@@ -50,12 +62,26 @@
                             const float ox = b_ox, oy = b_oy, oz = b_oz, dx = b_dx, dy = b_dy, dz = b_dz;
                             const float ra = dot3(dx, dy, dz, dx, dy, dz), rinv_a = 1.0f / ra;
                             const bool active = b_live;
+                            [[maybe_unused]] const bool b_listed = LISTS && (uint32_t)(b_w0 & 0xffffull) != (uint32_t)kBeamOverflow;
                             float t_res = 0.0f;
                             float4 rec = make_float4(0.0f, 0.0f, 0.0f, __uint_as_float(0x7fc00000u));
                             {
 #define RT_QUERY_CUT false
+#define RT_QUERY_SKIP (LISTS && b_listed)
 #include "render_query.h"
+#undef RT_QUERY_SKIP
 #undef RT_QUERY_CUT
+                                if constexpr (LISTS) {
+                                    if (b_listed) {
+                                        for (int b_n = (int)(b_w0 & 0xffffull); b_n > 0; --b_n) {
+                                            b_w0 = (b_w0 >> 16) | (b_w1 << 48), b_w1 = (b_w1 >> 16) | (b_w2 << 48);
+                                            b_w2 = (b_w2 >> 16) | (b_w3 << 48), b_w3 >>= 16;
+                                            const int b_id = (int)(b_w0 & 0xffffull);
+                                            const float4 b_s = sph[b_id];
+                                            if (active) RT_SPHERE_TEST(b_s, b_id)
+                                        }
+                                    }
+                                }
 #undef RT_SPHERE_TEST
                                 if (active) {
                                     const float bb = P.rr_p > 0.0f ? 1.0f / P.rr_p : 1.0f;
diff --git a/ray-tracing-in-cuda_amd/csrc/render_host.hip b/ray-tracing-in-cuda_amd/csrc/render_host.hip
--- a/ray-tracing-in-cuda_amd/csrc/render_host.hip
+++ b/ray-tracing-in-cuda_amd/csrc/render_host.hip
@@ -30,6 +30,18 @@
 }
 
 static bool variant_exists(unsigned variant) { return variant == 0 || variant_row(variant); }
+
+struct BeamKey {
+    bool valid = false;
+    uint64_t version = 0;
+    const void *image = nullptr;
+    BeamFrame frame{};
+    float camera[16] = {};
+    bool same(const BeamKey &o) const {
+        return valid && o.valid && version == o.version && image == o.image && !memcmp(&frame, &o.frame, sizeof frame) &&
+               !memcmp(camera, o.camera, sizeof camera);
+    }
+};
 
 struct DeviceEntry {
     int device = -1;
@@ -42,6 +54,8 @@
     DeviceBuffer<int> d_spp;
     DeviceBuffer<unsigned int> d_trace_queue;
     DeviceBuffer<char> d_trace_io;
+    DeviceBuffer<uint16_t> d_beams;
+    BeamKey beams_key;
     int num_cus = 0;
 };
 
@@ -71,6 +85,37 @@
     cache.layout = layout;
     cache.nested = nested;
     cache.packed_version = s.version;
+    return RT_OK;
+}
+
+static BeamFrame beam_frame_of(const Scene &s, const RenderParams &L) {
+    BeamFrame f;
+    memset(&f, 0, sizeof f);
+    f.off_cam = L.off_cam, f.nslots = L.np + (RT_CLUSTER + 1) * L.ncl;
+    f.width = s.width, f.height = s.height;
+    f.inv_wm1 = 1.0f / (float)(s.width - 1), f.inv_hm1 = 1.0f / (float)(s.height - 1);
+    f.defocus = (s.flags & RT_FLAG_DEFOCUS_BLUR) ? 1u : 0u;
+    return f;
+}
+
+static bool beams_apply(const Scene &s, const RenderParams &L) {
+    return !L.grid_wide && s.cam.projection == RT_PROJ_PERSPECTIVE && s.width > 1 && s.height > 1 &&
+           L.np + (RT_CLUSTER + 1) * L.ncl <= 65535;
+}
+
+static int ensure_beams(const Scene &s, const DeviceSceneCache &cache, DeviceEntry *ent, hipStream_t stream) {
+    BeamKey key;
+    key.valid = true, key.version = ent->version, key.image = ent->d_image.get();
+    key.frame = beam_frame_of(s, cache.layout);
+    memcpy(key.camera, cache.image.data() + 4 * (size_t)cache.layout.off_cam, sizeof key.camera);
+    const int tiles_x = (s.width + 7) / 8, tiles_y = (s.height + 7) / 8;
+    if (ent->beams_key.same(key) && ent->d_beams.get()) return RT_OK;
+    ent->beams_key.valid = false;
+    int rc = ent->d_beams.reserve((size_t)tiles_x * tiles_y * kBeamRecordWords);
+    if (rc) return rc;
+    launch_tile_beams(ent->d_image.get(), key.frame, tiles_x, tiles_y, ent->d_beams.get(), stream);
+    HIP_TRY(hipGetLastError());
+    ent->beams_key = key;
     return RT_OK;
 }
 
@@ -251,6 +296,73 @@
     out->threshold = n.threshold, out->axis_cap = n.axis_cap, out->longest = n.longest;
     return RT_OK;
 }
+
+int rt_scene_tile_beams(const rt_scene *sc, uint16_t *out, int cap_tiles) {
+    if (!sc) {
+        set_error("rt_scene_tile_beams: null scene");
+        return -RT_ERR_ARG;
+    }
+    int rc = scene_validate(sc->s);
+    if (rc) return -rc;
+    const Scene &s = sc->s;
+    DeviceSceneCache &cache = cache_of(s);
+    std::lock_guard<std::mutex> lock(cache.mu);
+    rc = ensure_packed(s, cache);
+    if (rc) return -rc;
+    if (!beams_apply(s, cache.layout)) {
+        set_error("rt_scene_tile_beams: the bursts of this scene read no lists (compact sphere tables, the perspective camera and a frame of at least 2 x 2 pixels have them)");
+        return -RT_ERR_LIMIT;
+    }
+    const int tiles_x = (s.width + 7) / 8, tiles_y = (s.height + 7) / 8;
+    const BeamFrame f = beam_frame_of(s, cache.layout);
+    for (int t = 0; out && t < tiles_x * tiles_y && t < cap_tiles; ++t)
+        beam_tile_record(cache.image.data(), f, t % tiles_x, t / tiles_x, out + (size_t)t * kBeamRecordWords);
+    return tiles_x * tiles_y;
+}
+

**********

Activity – Gather every line from the entries above where the word "DeviceSceneCache" appears, and copy them.

Solution to this exercise –
+static int ensure_beams(const Scene &s, const DeviceSceneCache &cache, DeviceEntry *ent, hipStream_t stream) {
+    DeviceSceneCache &cache = cache_of(s);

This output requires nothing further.